5.2 Code implementation
void BubbleSort(int* a, int n)
{
int i = 0;
for (i = 0; i < n - 1; i++) //趟数
{
int j = 0;
for (j = 0; j < n - 1 - i; j++) //每个元素比较次数
{
if (a[j] > a[j + 1])
{
Swap(&a[j], &a[j + 1]);
}
}
}
}
5.3 Summary of Features
- Bubble sort is a very easy to understand sort.
- Time complexity: O(N^2)
- Space complexity: O(1)
- Stability: Stable
6. Quick Sort
6.1 Basic idea
Take an element in the element sequence to be sorted as the reference value, divide the set to be sorted into two subsequences according to the reference value, all elements in the left subsequence are smaller than the reference value, and all elements in the right subsequence are greater than the reference value, and then The process is repeated for the left and right subsequences until all elements are arranged in their corresponding positions.
6.1.1 Thought 1
Here I will introduce three quick sorting ideas, first look at the first one. All elements in the left subsequence need to be less than the benchmark value, and all elements in the right subsequence need to be greater than the benchmark value, so we need to find elements on the right that are less than the benchmark value and move to the left, and find elements on the left that are greater than the benchmark value and move to the right.

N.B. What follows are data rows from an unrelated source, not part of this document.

# jrnerupudinho/Semi-Blind-Channel-Estimation-for-MIMO-RIS-communication-system-Using-EM-Algo

Hardware: NVIDIA B200
Metric: EM channel-estimation trials/sec (higher is better)
Workload: dtype f64

## Files before the change

semi-blind-channel-estimation-for-mimo-ris-communication-system-using-em-algo_b200/csrc/abi.cu:

```cuda
#include <atomic>
#include <mutex>
#include <vector>
#include <stdio.h>
#include <string.h>

#include "common.cuh"

namespace sbce {

static std::atomic<long long> g_launches{0};
void count_launch(int n) { g_launches.fetch_add(n, std::memory_order_relaxed); }

struct PhaseSpan { int phase; cudaEvent_t a, b; };
static std::atomic<bool> g_prof_on{false};
static std::vector<PhaseSpan> g_spans;
static std::vector<cudaEvent_t> g_event_pool;
static std::mutex g_prof_mu;

static cudaEvent_t prof_event() {
    {
        std::lock_guard<std::mutex> lock(g_prof_mu);
        if (!g_event_pool.empty()) { cudaEvent_t e = g_event_pool.back(); g_event_pool.pop_back(); return e; }
    }
    cudaEvent_t e;
    cudaEventCreate(&e);
    return e;
}

struct PhaseScope {
    bool on; int phase; cudaStream_t s; cudaEvent_t a;
    PhaseScope(int ph, cudaStream_t st) : on(g_prof_on.load(std::memory_order_relaxed)), phase(ph), s(st), a(nullptr) {
        if (on) { a = prof_event(); cudaEventRecord(a, s); }
    }
    ~PhaseScope() {
        if (on) {
            cudaEvent_t b = prof_event();
            cudaEventRecord(b, s);
            std::lock_guard<std::mutex> lock(g_prof_mu);
            g_spans.push_back({phase, a, b});
        }
    }
};

static int make_dims(const sbce_cfg* c, Dims* d, bool with_estep = true) {
    if (!c) return SBCE_E_NULL;
    if (c->N < 1 || c->n_tx < 1 || c->n_rx < 1 || c->T_p < 0 || c->T_d < 1 || c->itera < 0 || c->batch < 0)
        return SBCE_E_SHAPE;
    int sq = 0;
    if (c->M == 4) sq = 2; else if (c->M == 16) sq = 4; else if (c->M == 64) sq = 8; else return SBCE_E_UNSUPPORTED;
    if (c->n_tx > 8 || c->n_rx > 8) return SBCE_E_UNSUPPORTED;
    if (!gram_supports(c->N + 1, c->n_tx, c->n_rx)) return SBCE_E_UNSUPPORTED;
    if (c->n_tx <= 4 && !(c->n_rx <= 4 || c->n_rx == 6 || c->n_rx == 8)) return SBCE_E_UNSUPPORTED;
    if (c->mode < SBCE_MODE_SOFT || c->mode > SBCE_MODE_MMSE) return SBCE_E_UNSUPPORTED;
    if (with_estep) {
        const int bits = c->n_tx * (sq == 2 ? 2 : (sq == 4 ? 4 : 6));
        const bool tree = c->mode == SBCE_MODE_SOFT || c->mode == SBCE_MODE_HARD;
        if (tree && c->n_tx > 4 && bits > 24) return SBCE_E_UNSUPPORTED;
        if ((c->mode == SBCE_MODE_ZF || c->mode == SBCE_MODE_MMSE) && bits > 30) return SBCE_E_UNSUPPORTED;
    }
    d->N = c->N; d->N1 = c->N + 1; d->n_tx = c->n_tx; d->n_rx = c->n_rx; d->M = c->M; d->sqM = sq;
    d->bitsM = (sq == 2 ? 2 : (sq == 4 ? 4 : 6));
    d->T_p = c->T_p; d->T_d = c->T_d; d->itera = c->itera;
    d->L = d->N1 * c->n_tx;
    d->Lp = (d->L + 7) & ~7;
    d->RP = (c->n_rx + 3) & ~3;
    d->Ltot = d->Lp + d->RP;
    d->mode = c->mode; d->flags = c->flags; d->p1 = c->partition_p1;
    d->psi_shared = (c->flags & SBCE_FLAG_PSI_SHARED) ? 1 : 0;
    d->psiP_shared = (c->flags & (SBCE_FLAG_PSI_SHARED | SBCE_FLAG_PSIP_SHARED)) ? 1 : 0;
    d->rec = qr_record_doubles(c->n_tx);
    if (c->mode == SBCE_MODE_PM || c->mode == SBCE_MODE_PM_BETA) {
        if (c->partition_p1 < 1 || c->partition_p1 > c->n_tx) return SBCE_E_SHAPE;
    }
    if (c->mode >= SBCE_MODE_PM && c->n_rx < c->n_tx) return SBCE_E_UNSUPPORTED;
    if (c->flags & SBCE_FLAG_SUPERIMPOSED) {
        if (c->T_p != 0) return SBCE_E_SHAPE;
        if (c->mode != SBCE_MODE_SOFT && c->mode != SBCE_MODE_HARD) return SBCE_E_UNSUPPORTED;
    }
    return 0;
}

static inline size_t al(size_t x) { return (x + 255) & ~(size_t)255; }

size_t carve_workspace(const Dims& d, int nb, void* base, Workspace* ws) {
    size_t off = 0;
    char* p = (char*)base;
    auto take = [&](size_t bytes) { char* r = p ? p + off : nullptr; off += al(bytes); return r; };
    const size_t B = (size_t)nb;
    ws->stat_m = (double*)take(B * d.T_d * d.n_tx * 16);
    ws->stat_R = (double*)take(B * d.T_d * d.n_tx * d.n_tx * 16);
    ws->pil_m = (double*)take(B * d.T_p * d.n_tx * 16 + 16);
    ws->pil_R = (double*)take(B * d.T_p * d.n_tx * d.n_tx * 16 + 16);
    ws->qr = (double*)take(B * d.T_d * d.rec * 8);
    ws->lse_sym = (double*)take(B * d.T_d * 8);
    ws->Gp = (double*)take(B * d.Ltot * d.Lp * 16);
    ws->G = (double*)take(B * d.Ltot * d.Lp * 16);
    ws->active = (int32_t*)take(B * 4);
    ws->stat = (int32_t*)take(B * 4);
    ws->kscratch = (int32_t*)take(B * d.T_d * 4);
    ws->thbuf = (double*)take(B * d.Lp * d.n_rx * 16);
    ws->psiw = (double*)take(B * d.T_p * d.N1 * 16 + 16);
    ws->ls_scale = (double*)take(B * d.N1 * 8);
    ws->ls_rep = (int32_t*)take(B * d.N1 * 4);
    ws->bytes = off;
    return off;
}

#define CK(x)                                  \
    do {                                       \
        cudaError_t _e = (x);                  \
        if (_e != cudaSuccess) return (int)_e; \
    } while (0)

cudaError_t launch_pm_stats(const Dims& d, int nb, const double* Yd, const double* PsiD, const double* theta,
                            const double* varn, const int32_t* active, double* stat_m, double* stat_R,
                            int32_t* kstar, cudaStream_t s);

static int estep_dispatch(const Dims& d, int nb, const double* Yd, const double* PsiD, const double* theta,
                          const double* varn, const int32_t* active, Workspace& ws, double* stat_m, double* stat_R,
                          int32_t* kstar, double* lse_sym, const double* Xoff, cudaStream_t s) {
    if (d.mode == SBCE_MODE_SOFT || d.mode == SBCE_MODE_HARD) {
        {
            PhaseScope ps(SBCE_PHASE_HEFF_QR, s);
            CK(launch_heff_qr(d, nb, Yd, PsiD, theta, active, Xoff, ws.qr, s));
        }
        {
            PhaseScope ps(SBCE_PHASE_ENUM, s);
            CK(launch_enum(d, nb, ws.qr, varn, active, stat_m, stat_R, kstar, lse_sym, s));
            if (Xoff) CK(launch_superimpose_stats(d, nb, Xoff, active, stat_m, stat_R, s));
        }
    } else {
        PhaseScope ps(SBCE_PHASE_ENUM, s);
        CK(launch_pm_stats(d, nb, Yd, PsiD, theta, varn, active, stat_m, stat_R, kstar, s));
    }
    return 0;
}

static inline Dims pilot_dims(const Dims& d) { Dims dp = d; dp.psi_shared = d.psiP_shared; return dp; }

static int em_chunk(const Dims& d, int nb, const sbce_io& io, Workspace& ws, cudaStream_t s) {
    const bool tree = d.mode == SBCE_MODE_SOFT || d.mode == SBCE_MODE_HARD;
    const bool decides = tree || d.mode == SBCE_MODE_ZF || d.mode == SBCE_MODE_MMSE;
    if (io.kstar && !decides) CK(cudaMemsetAsync(io.kstar, 0xFF, (size_t)nb * d.T_d * sizeof(int32_t), s));
    {
        PhaseScope ps(SBCE_PHASE_SETUP, s);
        CK(launch_init_state(d, nb, io.theta0, io.theta, ws.active, ws.stat, io.iters, io.llf, io.lse, s));
        CK(launch_pilot_stats(d, nb, io.Xp, ws.pil_m, ws.pil_R, s));
        CK(launch_normal_equations(pilot_dims(d), nb, io.PsiP, d.T_p, io.Yp, ws.pil_m, ws.pil_R, nullptr, ws.Gp, nullptr, s));
    }
    for (int l = 0; l < d.itera; ++l) {
        int rc = estep_dispatch(d, nb, io.Yd, io.PsiD, io.theta, io.varn, ws.active, ws, ws.stat_m, ws.stat_R,
                                io.kstar, ws.lse_sym, (d.flags & SBCE_FLAG_SUPERIMPOSED) ? io.Xp : nullptr, s);
        if (rc) return rc;
        {
            PhaseScope ps(SBCE_PHASE_GRAM, s);
            CK(launch_normal_equations(d, nb, io.PsiD, d.T_d, io.Yd, ws.stat_m, ws.stat_R, ws.Gp, ws.G, ws.active,
                                       s));
        }
        {
            PhaseScope ps(SBCE_PHASE_CHOL, s);
            CK(launch_chol_solve(d, nb, ws.G, io.theta, ws.active, ws.stat, ws.thbuf, s));
        }
        {
            PhaseScope ps(SBCE_PHASE_METRICS, s);
            CK(launch_after_iteration(d, nb, l, io.theta, io.h_true, io.Yp, io.Yd, io.PsiP, io.PsiD, io.Xp,
                                      io.Xd_true, io.varn, tree ? ws.lse_sym : nullptr, ws.active, io.iters, io.llf,
                                      io.lse, s));
        }
    }
    {
        PhaseScope ps(SBCE_PHASE_METRICS, s);
        CK(launch_final_metrics(d, nb, io.theta, io.h_true, ws.stat, io.nmse, io.status, s));
    }
    return 0;
}

static sbce_io offset_io(const Dims& d, const sbce_io& io, size_t b0) {
    sbce_io o = io;
    const size_t Ln = (size_t)d.L * d.n_rx * 2;
    auto adv = [](const double* p, size_t n) { return p ? p + n : p; };
    auto advw = [](double* p, size_t n) { return p ? p + n : p; };
    o.Yd = adv(io.Yd, b0 * d.T_d * d.n_rx * 2);
    o.Yp = adv(io.Yp, b0 * d.T_p * d.n_rx * 2);
    if (!d.psi_shared) o.PsiD = adv(io.PsiD, b0 * d.T_d * d.N1 * 2);
    if (!d.psiP_shared) o.PsiP = adv(io.PsiP, b0 * d.T_p * d.N1 * 2);
    o.Xp = adv(io.Xp, b0 * ((d.flags & SBCE_FLAG_SUPERIMPOSED) ? d.T_d : d.T_p) * d.n_tx * 2);
    o.theta0 = adv(io.theta0, b0 * Ln);
    o.varn = adv(io.varn, b0);
    o.h_true = adv(io.h_true, b0 * Ln);
    o.Xd_true = adv(io.Xd_true, b0 * d.T_d * d.n_tx * 2);
    o.theta = advw(io.theta, b0 * Ln);
    o.kstar = io.kstar ? io.kstar + b0 * d.T_d : nullptr;
    o.llf = advw(io.llf, b0 * d.itera);
    o.lse = advw(io.lse, b0 * d.itera);
    o.nmse = advw(io.nmse, b0);
    o.iters = io.iters ? io.iters + b0 : nullptr;
    o.status = io.status ? io.status + b0 : nullptr;
    return o;
}

static int check_io(const Dims& d, const sbce_io* io) {
    if (!io) return SBCE_E_NULL;
    if (!io->Yd || !io->PsiD || !io->varn || !io->theta) return SBCE_E_NULL;
    if (d.T_p > 0 && (!io->Yp || !io->PsiP || !io->Xp)) return SBCE_E_NULL;
    if (!(d.flags & SBCE_FLAG_ZERO_START) && !io->theta0) return SBCE_E_NULL;
    if ((d.flags & SBCE_FLAG_GENIE_STOP) && !io->h_true) return SBCE_E_NULL;
    if ((d.flags & SBCE_FLAG_SUPERIMPOSED) && !io->Xp) return SBCE_E_NULL;
    return 0;
}

}

using namespace sbce;

extern "C" {

int sbce_version(void) { return SBCE_VERSION; }

const char* sbce_error_string(int code) {
    switch (code) {
        case 0: return "ok";
        case SBCE_E_NULL: return "required pointer is null";
        case SBCE_E_SHAPE: return "invalid shape parameter";
        case SBCE_E_UNSUPPORTED: return "unsupported configuration (n_tx,n_rx<=8; n_tx<=4: n_rx in {1,2,3,4,6,8}; M in {4,16,64}; N+1+n_tx^2<=908; exhaustive modes with n_tx>4 need n_tx*log2(M)<=24)";
        case SBCE_E_WORKSPACE: return "workspace too small for one trial";
        case SBCE_E_NODEVICE: return "no CUDA device";
        default: return code > 0 ? cudaGetErrorString((cudaError_t)code) : "unknown error";
    }
}

int sbce_device_count(void) {
    int n = 0;
    if (cudaGetDeviceCount(&n) != cudaSuccess) { cudaGetLastError(); return 0; }
    return n;
}

int sbce_workspace_bytes(const sbce_cfg* cfg, int32_t trials_in_flight, size_t* bytes) {
    Dims d;
    int rc = make_dims(cfg, &d);
    if (rc) return rc;
    if (!bytes) return SBCE_E_NULL;
    if (trials_in_flight < 1) return SBCE_E_SHAPE;
    Workspace ws;
    *bytes = carve_workspace(d, trials_in_flight, nullptr, &ws);
    return 0;
}

constexpr int SBCE_MAX_CHUNK = 65535;
static int trials_fitting(const Dims& d, size_t bytes, int want) {
    Workspace ws;
    if (want > SBCE_MAX_CHUNK) want = SBCE_MAX_CHUNK;
    if (carve_workspace(d, 1, nullptr, &ws) > bytes) return 0;
    int lo = 1, hi = want;
    while (lo < hi) {
        int mid = (lo + hi + 1) / 2;
        if (carve_workspace(d, mid, nullptr, &ws) <= bytes) lo = mid; else hi = mid - 1;
    }
    return lo;
}

int sbce_em_batch(const sbce_cfg* cfg, const sbce_io* io, void* workspace, size_t workspace_bytes, void* stream) {
    Dims d;
    int rc = make_dims(cfg, &d);
    if (rc) return rc;
    rc = check_io(d, io);
    if (rc) return rc;
    if (cfg->batch == 0) return 0;
    if (!workspace) return SBCE_E_NULL;
    const int chunk = trials_fitting(d, workspace_bytes, cfg->batch);
    if (chunk < 1) return SBCE_E_WORKSPACE;
    cudaStream_t s = (cudaStream_t)stream;
    for (int b0 = 0; b0 < cfg->batch; b0 += chunk) {
        const int nb = (cfg->batch - b0 < chunk) ? cfg->batch - b0 : chunk;
        Workspace ws;
        carve_workspace(d, nb, workspace, &ws);
        sbce_io o = offset_io(d, *io, (size_t)b0);
        rc = em_chunk(d, nb, o, ws, s);
        if (rc) return rc;
    }
    return 0;
}

int sbce_estep(const sbce_cfg* cfg, const sbce_io* io, const double* theta, double* stat_m, double* stat_R,
               int32_t* kstar, double* lse_sym, void* workspace, size_t workspace_bytes, void* stream) {
    Dims d;
    int rc = make_dims(cfg, &d);
    if (rc) return rc;
    if (!io || !io->Yd || !io->PsiD || !io->varn || !theta || !stat_m || !stat_R || !workspace) return SBCE_E_NULL;
    if (cfg->batch == 0) return 0;
    const int chunk = trials_fitting(d, workspace_bytes, cfg->batch);
    if (chunk < 1) return SBCE_E_WORKSPACE;
    cudaStream_t s = (cudaStream_t)stream;
    for (int b0 = 0; b0 < cfg->batch; b0 += chunk) {
        const int nb = (cfg->batch - b0 < chunk) ? cfg->batch - b0 : chunk;
        Workspace ws;
        carve_workspace(d, nb, workspace, &ws);
        sbce_io o = offset_io(d, *io, (size_t)b0);
        const size_t sb = (size_t)b0 * d.T_d;
        rc = estep_dispatch(d, nb, o.Yd, o.PsiD, theta + (size_t)b0 * d.L * d.n_rx * 2, o.varn, nullptr, ws,
                            stat_m + sb * d.n_tx * 2, stat_R + sb * d.n_tx * d.n_tx * 2, kstar ? kstar + sb : nullptr,
                            lse_sym ? lse_sym + sb : nullptr, (d.flags & SBCE_FLAG_SUPERIMPOSED) ? o.Xp : nullptr, s);
        if (rc) return rc;
    }
    return 0;
}

int sbce_mstep(const sbce_cfg* cfg, const sbce_io* io, const double* stat_m, const double* stat_R, double* theta_out,
               int32_t* status, void* workspace, size_t workspace_bytes, void* stream) {
    Dims d;
    int rc = make_dims(cfg, &d, false);
    if (rc) return rc;
    if (!io || !io->Yd || !io->PsiD || !stat_m || !stat_R || !theta_out || !workspace) return SBCE_E_NULL;
    if (d.T_p > 0 && (!io->Yp || !io->PsiP || !io->Xp)) return SBCE_E_NULL;
    if (cfg->batch == 0) return 0;
    const int chunk = trials_fitting(d, workspace_bytes, cfg->batch);
    if (chunk < 1) return SBCE_E_WORKSPACE;
    cudaStream_t s = (cudaStream_t)stream;
    for (int b0 = 0; b0 < cfg->batch; b0 += chunk) {
        const int nb = (cfg->batch - b0 < chunk) ? cfg->batch - b0 : chunk;
        Workspace ws;
        carve_workspace(d, nb, workspace, &ws);
        sbce_io o = offset_io(d, *io, (size_t)b0);
        const size_t sb = (size_t)b0 * d.T_d;
        CK(cudaMemsetAsync(ws.stat, 0, (size_t)nb * 4, s));
        CK(launch_pilot_stats(d, nb, o.Xp, ws.pil_m, ws.pil_R, s));
        CK(launch_normal_equations(pilot_dims(d), nb, o.PsiP, d.T_p, o.Yp, ws.pil_m, ws.pil_R, nullptr, ws.Gp, nullptr, s));
        CK(launch_normal_equations(d, nb, o.PsiD, d.T_d, o.Yd, stat_m + sb * d.n_tx * 2,
                                   stat_R + sb * d.n_tx * d.n_tx * 2, ws.Gp, ws.G, nullptr, s));
        CK(launch_chol_solve(d, nb, ws.G, theta_out + (size_t)b0 * d.L * d.n_rx * 2, nullptr, ws.stat, ws.thbuf, s));
        if (status) CK(cudaMemcpyAsync(status + b0, ws.stat, (size_t)nb * 4, cudaMemcpyDeviceToDevice, s));
    }
    return 0;
}

int sbce_accumulate_nmse(const double* nmse, const int32_t* status, int32_t batch, double* acc, void* stream) {
    if (!nmse || !acc) return SBCE_E_NULL;
    CK(launch_accumulate_nmse(nmse, status, batch, acc, (cudaStream_t)stream));
    return 0;
}

int sbce_generate_batch(const sbce_cfg* cfg, const sbce_gen* gen, const sbce_io* io, void* stream) {
    Dims d;
    int rc = make_dims(cfg, &d, false);
    if (rc) return rc;
    if (!gen || !io) return SBCE_E_NULL;
    if (!io->h_true || !io->Xd_true || !io->PsiD || !io->Yd || !io->varn) return SBCE_E_NULL;
    if (d.T_p > 0 && (!io->Xp || !io->PsiP || !io->Yp)) return SBCE_E_NULL;
    if (gen->pilot_design < SBCE_PILOTS_PM || gen->pilot_design > SBCE_PILOTS_TOP) return SBCE_E_UNSUPPORTED;
    if (gen->data_phases < SBCE_PHASES_RANDOM || gen->data_phases > SBCE_PHASES_DFT) return SBCE_E_UNSUPPORTED;
    if (cfg->batch == 0) return 0;
    for (int b0 = 0; b0 < cfg->batch; b0 += SBCE_MAX_CHUNK) {
        const int nb = (cfg->batch - b0 < SBCE_MAX_CHUNK) ? cfg->batch - b0 : SBCE_MAX_CHUNK;
        sbce_gen g = *gen;
        g.trial0 = gen->trial0 + b0;
        const sbce_io o = offset_io(d, *io, (size_t)b0);
        CK(launch_generate(d, nb, &g, o, (double*)o.h_true, (double*)o.Xp, (double*)o.Xd_true, (double*)o.PsiP,
                           (double*)o.PsiD, (double*)o.Yp, (double*)o.Yd, (cudaStream_t)stream));
    }
    return 0;
}

int sbce_ls_start(const sbce_cfg* cfg, const sbce_io* io, double* theta0, int32_t* status, void* workspace,
                  size_t workspace_bytes, void* stream) {
    Dims d;
    int rc = make_dims(cfg, &d, false);
    if (rc) return rc;
    if (!io || !io->Yp || !io->PsiP || !io->Xp || !theta0 || !workspace) return SBCE_E_NULL;
    if (d.T_p < 1) return SBCE_E_SHAPE;
    if (cfg->batch == 0) return 0;
    const int chunk = trials_fitting(d, workspace_bytes, cfg->batch);
    if (chunk < 1) return SBCE_E_WORKSPACE;
    for (int b0 = 0; b0 < cfg->batch; b0 += chunk) {
        const int nb = (cfg->batch - b0 < chunk) ? cfg->batch - b0 : chunk;
        Workspace ws;
        carve_workspace(d, nb, workspace, &ws);
        sbce_io o = offset_io(d, *io, (size_t)b0);
        CK(launch_ls_start(pilot_dims(d), nb, o, theta0 + (size_t)b0 * d.L * d.n_rx * 2, status ? status + b0 : nullptr, ws,
                           (cudaStream_t)stream));
    }
    return 0;
}
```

Note here thatMust search from right to left, so that the position where the left finally stops can put the key in the correct position.
This is just a sorting, and then use it as the dividing point to continue sorting the left and right sequences. It is a process of continuous segmentation + sorting, so we can consider using recursion to solve it.
6.1.2 Thought 2
It is an idea of digging a pit, which is generally similar to the first one, but slightly different.
6.1.3 Thought 3
Use prev to point to the beginning of the data, cur to point to the next one of prev, and then use key to record the first data as the reference value.Use cur to find the one smaller than the key from the beginning, and exchange it with the next position of prev when found, because the current prev points to the reference value, and we start sorting from the next position of the reference value, so it is the same as the reference value exchange for the next position. In essence, it can be seen that the data before prev, including the data pointed to by prev, are smaller than the reference value, and the way to achieve this effect is to use cur to find the data smaller than the reference value, and then compare it withThe next data of prev is exchangedPerform prev++ again until cur has traversed the data.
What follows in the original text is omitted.